▸ **YOUR TASK**: Go through the data and tally the lines that hold the string "TileGeom". Reply with the total alone.

▼

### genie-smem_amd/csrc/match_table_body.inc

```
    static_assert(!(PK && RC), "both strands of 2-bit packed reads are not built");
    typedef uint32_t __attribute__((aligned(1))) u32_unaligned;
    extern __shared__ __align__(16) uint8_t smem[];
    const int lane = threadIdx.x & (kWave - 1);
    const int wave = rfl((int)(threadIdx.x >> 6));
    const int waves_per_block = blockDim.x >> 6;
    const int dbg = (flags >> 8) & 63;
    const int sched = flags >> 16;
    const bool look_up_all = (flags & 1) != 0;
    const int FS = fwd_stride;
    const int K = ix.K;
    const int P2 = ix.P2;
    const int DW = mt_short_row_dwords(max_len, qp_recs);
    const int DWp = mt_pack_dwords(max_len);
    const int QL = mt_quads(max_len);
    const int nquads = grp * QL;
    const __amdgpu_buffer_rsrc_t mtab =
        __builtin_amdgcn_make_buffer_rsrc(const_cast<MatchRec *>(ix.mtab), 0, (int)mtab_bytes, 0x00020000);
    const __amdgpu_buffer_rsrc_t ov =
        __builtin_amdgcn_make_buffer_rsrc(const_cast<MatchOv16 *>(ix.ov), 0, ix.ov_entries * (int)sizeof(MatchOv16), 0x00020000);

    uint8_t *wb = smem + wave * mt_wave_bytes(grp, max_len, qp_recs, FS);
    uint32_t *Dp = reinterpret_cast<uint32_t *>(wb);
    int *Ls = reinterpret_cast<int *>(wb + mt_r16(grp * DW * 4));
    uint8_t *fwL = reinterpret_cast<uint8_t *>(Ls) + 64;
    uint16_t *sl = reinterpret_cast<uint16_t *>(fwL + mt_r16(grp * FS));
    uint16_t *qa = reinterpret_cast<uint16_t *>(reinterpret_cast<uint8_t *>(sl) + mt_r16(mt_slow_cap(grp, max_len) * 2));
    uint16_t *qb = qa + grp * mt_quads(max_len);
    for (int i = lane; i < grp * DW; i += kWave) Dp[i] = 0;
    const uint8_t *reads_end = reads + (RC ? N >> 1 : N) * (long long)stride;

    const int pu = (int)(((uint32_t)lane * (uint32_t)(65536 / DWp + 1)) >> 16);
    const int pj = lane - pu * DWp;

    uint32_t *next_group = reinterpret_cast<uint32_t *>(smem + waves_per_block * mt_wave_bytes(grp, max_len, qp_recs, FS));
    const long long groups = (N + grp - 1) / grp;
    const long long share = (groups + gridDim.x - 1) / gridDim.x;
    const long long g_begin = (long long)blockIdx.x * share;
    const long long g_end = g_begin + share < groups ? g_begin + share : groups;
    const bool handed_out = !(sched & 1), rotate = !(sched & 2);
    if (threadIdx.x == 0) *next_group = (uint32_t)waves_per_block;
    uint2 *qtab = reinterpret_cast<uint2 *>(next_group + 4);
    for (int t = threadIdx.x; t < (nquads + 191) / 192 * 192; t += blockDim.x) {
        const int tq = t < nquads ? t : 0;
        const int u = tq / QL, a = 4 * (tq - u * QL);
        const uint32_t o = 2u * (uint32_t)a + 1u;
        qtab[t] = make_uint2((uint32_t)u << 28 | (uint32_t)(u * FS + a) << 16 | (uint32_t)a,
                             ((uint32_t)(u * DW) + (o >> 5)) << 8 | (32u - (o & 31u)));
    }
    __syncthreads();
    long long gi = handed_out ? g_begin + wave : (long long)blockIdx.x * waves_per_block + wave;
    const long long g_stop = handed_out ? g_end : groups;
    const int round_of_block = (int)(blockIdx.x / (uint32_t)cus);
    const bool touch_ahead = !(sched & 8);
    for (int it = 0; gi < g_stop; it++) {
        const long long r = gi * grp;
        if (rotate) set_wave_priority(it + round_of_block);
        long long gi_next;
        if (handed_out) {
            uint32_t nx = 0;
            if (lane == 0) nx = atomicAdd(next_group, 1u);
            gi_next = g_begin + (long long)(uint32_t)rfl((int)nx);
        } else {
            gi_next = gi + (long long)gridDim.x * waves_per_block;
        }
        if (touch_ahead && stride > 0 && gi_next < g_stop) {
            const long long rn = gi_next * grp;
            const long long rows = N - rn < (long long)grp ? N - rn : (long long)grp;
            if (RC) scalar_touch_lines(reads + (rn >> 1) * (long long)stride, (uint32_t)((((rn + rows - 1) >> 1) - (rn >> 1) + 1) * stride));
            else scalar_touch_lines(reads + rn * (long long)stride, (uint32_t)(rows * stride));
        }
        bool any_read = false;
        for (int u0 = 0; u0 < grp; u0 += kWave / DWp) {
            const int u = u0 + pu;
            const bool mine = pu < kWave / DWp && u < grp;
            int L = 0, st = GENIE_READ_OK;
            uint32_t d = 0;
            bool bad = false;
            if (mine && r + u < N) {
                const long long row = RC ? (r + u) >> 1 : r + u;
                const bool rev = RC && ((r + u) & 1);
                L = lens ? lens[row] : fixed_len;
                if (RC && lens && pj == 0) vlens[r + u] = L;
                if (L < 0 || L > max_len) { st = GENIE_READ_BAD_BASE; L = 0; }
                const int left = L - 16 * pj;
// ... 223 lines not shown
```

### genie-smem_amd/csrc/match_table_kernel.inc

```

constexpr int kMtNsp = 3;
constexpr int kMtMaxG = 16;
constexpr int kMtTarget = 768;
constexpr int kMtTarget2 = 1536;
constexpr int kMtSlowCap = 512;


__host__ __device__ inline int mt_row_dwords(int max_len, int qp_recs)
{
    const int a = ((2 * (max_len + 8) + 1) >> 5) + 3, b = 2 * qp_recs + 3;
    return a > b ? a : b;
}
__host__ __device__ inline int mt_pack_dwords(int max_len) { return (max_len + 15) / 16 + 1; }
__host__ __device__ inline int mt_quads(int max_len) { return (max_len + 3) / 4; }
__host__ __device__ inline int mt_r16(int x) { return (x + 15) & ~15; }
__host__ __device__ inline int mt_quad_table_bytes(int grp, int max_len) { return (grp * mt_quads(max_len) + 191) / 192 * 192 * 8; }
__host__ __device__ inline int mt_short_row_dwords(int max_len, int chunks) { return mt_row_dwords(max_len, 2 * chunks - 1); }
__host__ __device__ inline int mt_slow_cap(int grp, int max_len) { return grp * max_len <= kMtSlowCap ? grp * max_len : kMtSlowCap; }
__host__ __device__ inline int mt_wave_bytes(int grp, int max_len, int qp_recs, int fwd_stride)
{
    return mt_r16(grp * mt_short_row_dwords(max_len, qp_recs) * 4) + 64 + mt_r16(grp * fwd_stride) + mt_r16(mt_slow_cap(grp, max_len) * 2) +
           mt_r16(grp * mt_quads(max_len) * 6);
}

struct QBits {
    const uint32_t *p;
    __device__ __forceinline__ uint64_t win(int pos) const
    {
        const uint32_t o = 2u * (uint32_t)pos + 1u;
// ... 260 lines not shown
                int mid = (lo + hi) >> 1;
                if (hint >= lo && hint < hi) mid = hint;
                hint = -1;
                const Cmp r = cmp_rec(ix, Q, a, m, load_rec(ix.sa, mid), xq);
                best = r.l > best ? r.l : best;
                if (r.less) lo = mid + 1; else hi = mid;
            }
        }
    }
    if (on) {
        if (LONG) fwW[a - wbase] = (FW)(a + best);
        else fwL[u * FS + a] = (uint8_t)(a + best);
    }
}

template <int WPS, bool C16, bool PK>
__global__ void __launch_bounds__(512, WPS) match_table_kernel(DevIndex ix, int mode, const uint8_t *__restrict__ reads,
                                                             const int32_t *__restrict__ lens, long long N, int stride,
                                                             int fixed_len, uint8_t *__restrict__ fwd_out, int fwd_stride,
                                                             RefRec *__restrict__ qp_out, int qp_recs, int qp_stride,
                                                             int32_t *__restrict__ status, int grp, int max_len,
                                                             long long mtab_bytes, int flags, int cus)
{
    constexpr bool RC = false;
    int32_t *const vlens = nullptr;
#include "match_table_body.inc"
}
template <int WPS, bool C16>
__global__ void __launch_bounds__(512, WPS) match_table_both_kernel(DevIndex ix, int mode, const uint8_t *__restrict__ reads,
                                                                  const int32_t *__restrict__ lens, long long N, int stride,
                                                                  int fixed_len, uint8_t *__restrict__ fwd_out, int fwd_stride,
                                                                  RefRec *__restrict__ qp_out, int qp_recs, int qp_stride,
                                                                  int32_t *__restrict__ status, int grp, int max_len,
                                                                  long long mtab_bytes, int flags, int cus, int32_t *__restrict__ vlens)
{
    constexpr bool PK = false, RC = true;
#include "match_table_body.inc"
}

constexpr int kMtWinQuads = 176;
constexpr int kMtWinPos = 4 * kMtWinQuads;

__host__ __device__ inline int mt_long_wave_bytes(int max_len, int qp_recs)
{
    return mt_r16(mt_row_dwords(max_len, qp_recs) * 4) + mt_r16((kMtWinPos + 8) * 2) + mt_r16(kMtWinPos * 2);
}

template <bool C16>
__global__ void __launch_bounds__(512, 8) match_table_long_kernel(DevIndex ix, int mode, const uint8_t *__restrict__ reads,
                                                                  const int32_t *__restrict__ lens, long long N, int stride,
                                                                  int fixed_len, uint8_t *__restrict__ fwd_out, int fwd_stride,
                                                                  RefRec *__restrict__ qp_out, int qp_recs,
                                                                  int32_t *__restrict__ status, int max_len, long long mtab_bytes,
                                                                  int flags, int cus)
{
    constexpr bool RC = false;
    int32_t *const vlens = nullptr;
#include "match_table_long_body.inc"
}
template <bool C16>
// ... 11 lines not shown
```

▲
▼

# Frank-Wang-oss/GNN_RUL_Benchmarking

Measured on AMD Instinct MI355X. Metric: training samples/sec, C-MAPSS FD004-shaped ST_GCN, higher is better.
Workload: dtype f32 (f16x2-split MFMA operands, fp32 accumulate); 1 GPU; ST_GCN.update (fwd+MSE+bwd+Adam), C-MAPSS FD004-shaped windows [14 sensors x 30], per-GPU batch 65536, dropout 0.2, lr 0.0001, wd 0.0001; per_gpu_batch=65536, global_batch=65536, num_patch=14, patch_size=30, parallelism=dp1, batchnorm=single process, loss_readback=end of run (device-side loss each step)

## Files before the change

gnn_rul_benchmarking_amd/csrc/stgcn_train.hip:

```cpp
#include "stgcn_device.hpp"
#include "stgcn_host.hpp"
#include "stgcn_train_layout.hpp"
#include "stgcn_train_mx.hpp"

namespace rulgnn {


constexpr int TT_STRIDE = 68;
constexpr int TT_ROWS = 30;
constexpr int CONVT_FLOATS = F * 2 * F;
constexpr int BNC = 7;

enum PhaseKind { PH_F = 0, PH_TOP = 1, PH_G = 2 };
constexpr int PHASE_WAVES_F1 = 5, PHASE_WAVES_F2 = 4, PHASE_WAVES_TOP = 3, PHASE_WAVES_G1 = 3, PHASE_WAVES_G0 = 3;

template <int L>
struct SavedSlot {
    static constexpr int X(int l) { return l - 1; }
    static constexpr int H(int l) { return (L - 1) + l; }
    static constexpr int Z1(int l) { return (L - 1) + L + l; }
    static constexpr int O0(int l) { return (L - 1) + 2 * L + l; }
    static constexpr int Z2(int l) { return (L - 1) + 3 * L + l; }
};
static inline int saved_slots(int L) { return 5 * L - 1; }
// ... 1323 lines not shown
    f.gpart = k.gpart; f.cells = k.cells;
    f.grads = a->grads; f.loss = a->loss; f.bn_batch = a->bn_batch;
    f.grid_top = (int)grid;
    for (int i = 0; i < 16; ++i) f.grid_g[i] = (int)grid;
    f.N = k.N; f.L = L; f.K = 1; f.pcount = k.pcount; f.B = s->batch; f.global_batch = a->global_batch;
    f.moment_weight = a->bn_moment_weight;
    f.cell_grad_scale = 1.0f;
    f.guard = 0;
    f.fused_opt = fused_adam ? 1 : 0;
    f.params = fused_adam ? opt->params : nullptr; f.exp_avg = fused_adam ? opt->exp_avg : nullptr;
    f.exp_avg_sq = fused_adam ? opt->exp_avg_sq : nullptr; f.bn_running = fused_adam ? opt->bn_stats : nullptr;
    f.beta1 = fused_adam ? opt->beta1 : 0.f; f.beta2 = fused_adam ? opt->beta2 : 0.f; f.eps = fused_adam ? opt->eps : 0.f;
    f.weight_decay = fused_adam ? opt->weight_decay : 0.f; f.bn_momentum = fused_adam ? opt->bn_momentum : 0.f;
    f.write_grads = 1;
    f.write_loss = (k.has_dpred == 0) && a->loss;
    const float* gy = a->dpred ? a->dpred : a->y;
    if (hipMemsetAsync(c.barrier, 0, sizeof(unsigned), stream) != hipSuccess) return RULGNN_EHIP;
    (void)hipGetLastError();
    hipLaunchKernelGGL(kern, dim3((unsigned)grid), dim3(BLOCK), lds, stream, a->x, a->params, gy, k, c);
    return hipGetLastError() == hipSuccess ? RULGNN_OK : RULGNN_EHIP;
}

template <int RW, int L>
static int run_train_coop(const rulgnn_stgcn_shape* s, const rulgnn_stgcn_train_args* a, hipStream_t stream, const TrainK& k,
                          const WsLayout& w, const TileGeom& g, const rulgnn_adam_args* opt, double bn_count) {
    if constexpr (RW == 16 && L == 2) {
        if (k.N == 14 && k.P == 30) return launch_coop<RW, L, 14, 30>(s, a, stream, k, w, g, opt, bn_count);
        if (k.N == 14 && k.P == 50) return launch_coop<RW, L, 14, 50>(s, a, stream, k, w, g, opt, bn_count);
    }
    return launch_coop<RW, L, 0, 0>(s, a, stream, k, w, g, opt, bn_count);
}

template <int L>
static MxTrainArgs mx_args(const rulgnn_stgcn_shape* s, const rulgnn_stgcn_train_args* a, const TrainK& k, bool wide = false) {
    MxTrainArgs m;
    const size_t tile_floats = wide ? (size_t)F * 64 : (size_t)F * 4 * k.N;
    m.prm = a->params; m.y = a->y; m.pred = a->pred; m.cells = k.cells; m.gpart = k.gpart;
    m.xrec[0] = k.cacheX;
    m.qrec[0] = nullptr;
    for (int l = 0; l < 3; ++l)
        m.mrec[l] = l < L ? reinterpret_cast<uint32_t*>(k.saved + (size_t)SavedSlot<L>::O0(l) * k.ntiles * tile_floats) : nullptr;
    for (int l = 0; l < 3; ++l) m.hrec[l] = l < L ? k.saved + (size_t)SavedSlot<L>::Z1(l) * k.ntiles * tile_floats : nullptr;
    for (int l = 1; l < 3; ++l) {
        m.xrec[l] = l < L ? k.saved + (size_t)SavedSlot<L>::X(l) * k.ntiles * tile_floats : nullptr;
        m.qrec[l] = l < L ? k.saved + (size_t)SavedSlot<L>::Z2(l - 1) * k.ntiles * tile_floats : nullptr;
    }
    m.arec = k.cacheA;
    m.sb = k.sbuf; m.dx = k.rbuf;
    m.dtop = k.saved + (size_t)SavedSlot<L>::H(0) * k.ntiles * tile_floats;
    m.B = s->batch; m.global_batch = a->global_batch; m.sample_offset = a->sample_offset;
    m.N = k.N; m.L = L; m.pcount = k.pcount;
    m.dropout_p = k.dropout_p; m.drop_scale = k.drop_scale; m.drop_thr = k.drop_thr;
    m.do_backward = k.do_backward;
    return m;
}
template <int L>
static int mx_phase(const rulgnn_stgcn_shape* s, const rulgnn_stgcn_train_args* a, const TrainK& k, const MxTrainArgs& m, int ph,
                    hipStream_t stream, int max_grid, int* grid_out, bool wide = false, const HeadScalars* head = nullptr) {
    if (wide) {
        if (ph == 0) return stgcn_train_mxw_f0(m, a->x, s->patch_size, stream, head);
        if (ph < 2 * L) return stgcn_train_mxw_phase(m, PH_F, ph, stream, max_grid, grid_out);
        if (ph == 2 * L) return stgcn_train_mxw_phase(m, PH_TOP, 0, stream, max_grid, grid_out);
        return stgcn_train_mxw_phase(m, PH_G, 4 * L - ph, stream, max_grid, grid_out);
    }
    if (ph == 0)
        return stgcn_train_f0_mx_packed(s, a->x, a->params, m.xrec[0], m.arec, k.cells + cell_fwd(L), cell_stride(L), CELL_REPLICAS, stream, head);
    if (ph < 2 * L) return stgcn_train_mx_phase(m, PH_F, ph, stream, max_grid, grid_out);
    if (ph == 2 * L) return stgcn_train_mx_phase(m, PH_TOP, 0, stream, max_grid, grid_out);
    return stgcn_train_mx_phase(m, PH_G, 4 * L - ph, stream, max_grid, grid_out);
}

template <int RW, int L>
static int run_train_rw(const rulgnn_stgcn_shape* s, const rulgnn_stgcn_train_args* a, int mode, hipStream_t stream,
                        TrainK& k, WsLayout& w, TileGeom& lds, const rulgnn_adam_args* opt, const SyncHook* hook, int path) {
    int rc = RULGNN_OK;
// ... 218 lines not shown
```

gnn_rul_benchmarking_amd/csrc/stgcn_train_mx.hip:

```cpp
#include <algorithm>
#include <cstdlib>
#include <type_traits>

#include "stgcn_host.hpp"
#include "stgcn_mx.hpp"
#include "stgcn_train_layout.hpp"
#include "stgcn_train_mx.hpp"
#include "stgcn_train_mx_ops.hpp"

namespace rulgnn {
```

▲

▸ **RESULT BELOW**: 2